Akın Üner

Asarağaç Tepesinde Bir Fil Hikâyesi

Akın Üner

Bir varmııış, bir yokmuuuuş.

Karadeniz'in masmavi sularına nazır, Asarağaç diye çok güzel bir köy varmış.

Bu köyde, vakti saatinde Balkanlardan mübadele edilmiş Evladı Fatihanlar yaşarmış.

Günün birinde köyün olduğu memlekette Timur isminde bir zatı muhterem, köyün sırtını verdiği zümrüt yeşili Asarağaç Tepesi ormanlarına iki tane iş makinesi göndermiş. "Siz işinize gücünüze bakın, biz bu dağın taşını toprağını alıp satacağız" demiş.

Köylüler önceleri pek aldırış etmemişler, ancak sonra bakmışlar ki iş makinelerinin geçtikleri yerler yoluk ördek gibi dımdızlak kalıyor, bir çare bulmak için köyün meydanında toplaşmışlar.

Hiç kimse, Timur'a gidip iş makinelerini çekmesini söylemeye cesaret edemiyormuş.

Hele mahalledeki "salih" kullardan birisi, "Timur'un bir bildiği vardır, neme lazım, kızarsa bütün köyü dümdüz eder" diye ahaliyi korkutuyormuş.

Nihayet birisi, "Bu işi bizim Abacık yapar" diye atılmış. "Abacık, Osmanlı kadındır. Bir cesaret çıkar Timur'un karşısına, senin bu iş makineleri ormanlarımızı, topraklarımızı bozuyor." der. "Yap bir âlicenaplık da bizden al, başka bir yere götür bu zımbırtıları!"

Gerçekten de Abacık, pek cesurmuş. Ataları Balkanlardan evvel Karamanoğulları yurdunda, Akşehir Gölüne yoğurt çalan Hoca Nasreddin'e dayanırmış.

Köylüler Abacığın kapısını çalmışlar. "Hal böyleyken böyle" demişler.

Abacık düşünmüş taşınmış. "Çıkalım dağa, çağıralım gastecileri, alalım elimize istemezuk yazan afişleri, bağırıp çağıralım, sesimizi duyuralım!" demiş.

Bir kenarda olan biteni izleyen "Mahallenin salih bir kulu" hemen itiraz etmiş. "Timur'u kızdıracaksınız, bu defa iş makinelerini köye getirip bağınızı bahçenizi kafanıza geçirecek!"

Köylüler ürkmüş. "Te bu gızancığı sesleştirin, başımıza iş almayalım be aganın" diye mırıldanmaya başlamışlar.
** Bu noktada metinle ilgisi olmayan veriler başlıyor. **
__global__ void int_prep_kernel(const float* __restrict__ mean, const VarSrc var, int D,
                                const int64_t* __restrict__ nodes, int64_t n, const float* __restrict__ c,
                                const float* __restrict__ logdet, const int* __restrict__ par_int,
                                const float* __restrict__ w_int, int DP, int DPB2, int64_t ld, __bf16* Mb2, RowF* rf,
                                float* Ar, float* Br, float gamma) {
  const int lane = threadIdx.x & 63;
  const int64_t r = blockIdx.x * (int64_t)kWavesPerWG + (threadIdx.x >> 6);
  if (r >= ld) return;
  double shi = 0.0, slo = 0.0, cn = 0.0, mn = 0.0;
  float wmax = 0.f;
  for (int k = lane; k < DPB2; k += kWave) {
    const int d = k < DP ? k : k - DP;
    const bool ok = r < n && k < 2 * DP && d < D;
    float v = 0.f;
    if (ok) {
      const int64_t o = nodes[r] * (int64_t)D + d;
      const float A = 1.0f / sqrtf(var.at(nodes[r], d, D));
      const float w = A * A;
      const float mu = mean[o];
      const float mc = mu - c[d];
      if (k < DP) {
        v = -0.5f * w;
        const double am = fabs((double)mu) + fabs((double)c[d]);
        cn += (double)mc * (double)mc * (double)w;
        mn += (double)w * am * am;
        wmax = fmaxf(wmax, w);
        Ar[r * DP + d] = A;
        Br[r * DP + d] = mu * A;
      } else {
        v = mc * w;
      }
    } else if (r < n && k < DP) {
      Ar[r * DP + k] = 0.f;
      Br[r * DP + k] = 0.f;
    }
    const __bf16 h = (__bf16)v;
    const float hf = (float)h;
    const float lo = v - hf;
    if (Mb2) Mb2[r * DPB2 + k] = h;
    shi += (double)hf * (double)hf;
    slo += (double)lo * (double)lo;
  }
  for (int off = 32; off > 0; off >>= 1) {
    shi += __shfl_xor(shi, off, 64);
    slo += __shfl_xor(slo, off, 64);
    cn += __shfl_xor(cn, off, 64);
    mn += __shfl_xor(mn, off, 64);
    wmax = fmaxf(wmax, __shfl_xor(wmax, off, 64));
  }
  if (lane == 0) {
    RowF f;
    if (r < n) {
      const double bh = sqrt(shi) * (1.0 + 0x1p-20), bl = sqrt(slo) * (1.0 + 0x1p-20);
      f.R0 = up(mn);
      f.beta = up(bl + (double)gamma * bh);
      f.delta = up(bh + bl);
      f.rn2 = (float)cn;
      f.hs = wmax;
      f.hl = logdet[r];
      f.invL = w_int[r];
      f.par = par_int[r];
    } else {
      f = RowF{0.f, 0.f, 0.f, 0.f, 0.f, 0.f, 0.f, -2};
    }
    if (rf) rf[r] = f;
  }
}

hipError_t launch_int_prep(const float* mean, const VarSrc& var, int D, const int64_t* nodes, int64_t n,
                           const float* c, const float* logdet, const int* par_int, const float* w_int, int DP, int DPB2,
                           int64_t ld, void* Mb2, RowF* rf, float* Ar, float* Br, float gamma, hipStream_t s) {
  if (ld <= 0) return hipSuccess;
  hipLaunchKernelGGL(int_prep_kernel, dim3((unsigned)((ld + 3) / 4)), dim3(256), 0, s, mean, var, D, nodes, n, c,
                     logdet, par_int, w_int, DP, DPB2, ld, (__bf16*)Mb2, rf, Ar, Br, gamma);
  return hipGetLastError();
}

__global__ void int_path_prep_kernel(const float* __restrict__ mean, const VarSrc var, int D,
                                     const int64_t* __restrict__ nodes, const int* __restrict__ rows, int64_t n,
                                     const float* __restrict__ c, const float* __restrict__ logdet,
                                     const int* __restrict__ par_int, const float* __restrict__ w_int, int DP, int DPB2,
                                     int64_t ld, __bf16* Mb2, RowF* rf, float gamma) {
  const int lane = threadIdx.x & 63;
  const int64_t r = blockIdx.x * (int64_t)kWavesPerWG + (threadIdx.x >> 6);
  if (r >= ld) return;
  const int i = r < n ? rows[r] : -1;
  double K0 = 0.0, Z0 = 0.0, Z3 = 0.0;
  int depth = 0;
  for (int a = i; a >= 0 && par_int[a] >= 0; a = par_int[a]) {
    ++depth;
    const int64_t nd = nodes[a];
    double cn = 0.0, mn = 0.0;
    float wmax = 0.f;
    for (int d = lane; d < D; d += kWave) {
      const float A = 1.0f / sqrtf(var.at(nd, d, D));
      const float w = A * A;
      const float mu = mean[nd * (int64_t)D + d];
      const float mc = mu - c[d];
      const double am = fabs((double)mu) + fabs((double)c[d]);
      cn += (double)mc * (double)mc * (double)w;
      mn += (double)w * am * am;
      wmax = fmaxf(wmax, w);
    }
    for (int off = 32; off > 0; off >>= 1) {
      cn += __shfl_xor(cn, off, 64);
      mn += __shfl_xor(mn, off, 64);
      wmax = fmaxf(wmax, __shfl_xor(wmax, off, 64));
    }
    const double wa = (double)w_int[a], ld_a = (double)logdet[a];
    K0 += -0.5 * wa * (ld_a + cn);
    Z0 += fabs(wa) * (mn + fabs(ld_a) + cn);
    Z3 += fabs(wa) * (double)wmax;
  }
  double shi = 0.0, slo = 0.0;
  for (int k = lane; k < DPB2; k += kWave) {
    const int d = k < DP ? k : k - DP;
    double acc = 0.0;
    if (k < 2 * DP && d < D)
      for (int a = i; a >= 0 && par_int[a] >= 0; a = par_int[a]) {
        const int64_t nd = nodes[a];
        const float A = 1.0f / sqrtf(var.at(nd, d, D));
        const float w = A * A;
        const float v = k < DP ? -0.5f * w : (mean[nd * (int64_t)D + d] - c[d]) * w;
        acc += (double)w_int[a] * (double)v;
      }
    const float v = (float)acc;
    const __bf16 h = (__bf16)v;
    const float hf = (float)h;
    const float lo = v - hf;
    Mb2[r * DPB2 + k] = h;
    shi += (double)hf * (double)hf;
    slo += (double)lo * (double)lo;
  }
  for (int off = 32; off > 0; off >>= 1) {
    shi += __shfl_xor(shi, off, 64);
    slo += __shfl_xor(slo, off, 64);
  }
  if (lane == 0) {
    RowF f = RowF{0.f, 0.f, 0.f, 0.f, 0.f, 0.f, 0.f, -2};
    if (i >= 0) {
      f.par = par_int[i];
      if (f.par >= 0) {
        const double bh = sqrt(shi) * (1.0 + 0x1p-20), bl = sqrt(slo) * (1.0 + 0x1p-20);
        const double cz = 1.02 * (0x1p-12 + depth * 0x1p-24);
        f.beta = up(bl + (double)gamma * bh);
        f.delta = up(bh + bl);
        f.rn2 = (float)K0;
        f.hs = up(cz * Z3);
        f.R0 = up(cz * Z0 + 0x1p-23 * fabs(K0));
        f.hl = up(depth * 0x1p-24 + 0x1p-22);
      }
    }
    rf[r] = f;
  }
}

hipError_t launch_int_path_prep(const float* mean, const VarSrc& var, int D, const int64_t* nodes, const int* rows,
                                int64_t n, const float* c, const float* logdet, const int* par_int,
                                const float* w_int, int DP, int DPB2, int64_t ld, void* Mb2, RowF* rf, float gamma,
                                hipStream_t s) {
  if (ld <= 0) return hipSuccess;
  hipLaunchKernelGGL(int_path_prep_kernel, dim3((unsigned)((ld + 3) / 4)), dim3(256), 0, s, mean, var, D, nodes, rows,
                     n, c, logdet, par_int, w_int, DP, DPB2, ld, (__bf16*)Mb2, rf, gamma);
  return hipGetLastError();
}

Velâkin Abacık akıllı kadın, hemen bir çare bulmuş. "İyi o zaman, biz de dağa çıkarız piknik yaparız. Bayram günü bayramlaşırız. Timur ona da kızacak değil ya!" demiş. "Sonra hep beraber toplaşırız, iş makinelerinin yanına gidip gene yapacağımızı yaparız."

Bayram günü gelip çatmış.

Evladı Fatihanlar iş makinelerine itiraz edeceğiz diye bekleyedursun.

Evladı Salihanlar davul zurna çaldırıp şenlik yapmışlar. Fotoğraf çekip Timur'a whatsapptan göndermişler. "Bakınız efenim, ahali sizin gönderdiğiniz iş makinelerinden o kadar memnun ki davul zurna çalıp, hora dönüyor" diye yazmışlar.

Günün sonunda Abacık, "hadi iş makinelerinin başına gidip itirazımızı gastecilere söyleyelim. Onlar da yazarlar, çizerler. Bunu gören Timur belki insafa gelir." demiş.

Ne çare ki Abacık'la beraber iş makinelerinin yanına sadece üç çevreci ile birkaç muhalif gitmiş. Köylülerin hepsi ortalıktan kaybolmuş.

Abacık, onlardan erkek çıkmış. Diyeceğini demiş. Atası Nasreddin Hocası gibi "Timur, bize iki üç iş makinesi daha göndersin" dememiş.

Bu hikâyenin sonunda gökten üç elma filan da düşmemiş. Çünkü elma ağaçlarının hepsi kesilip odun yapılmış.

Salih kullar ermiş muradına, Asarağaçlılar çıkmış kerevetine.

Bundan sonrası Timur'un vicdanına kalmış tabii!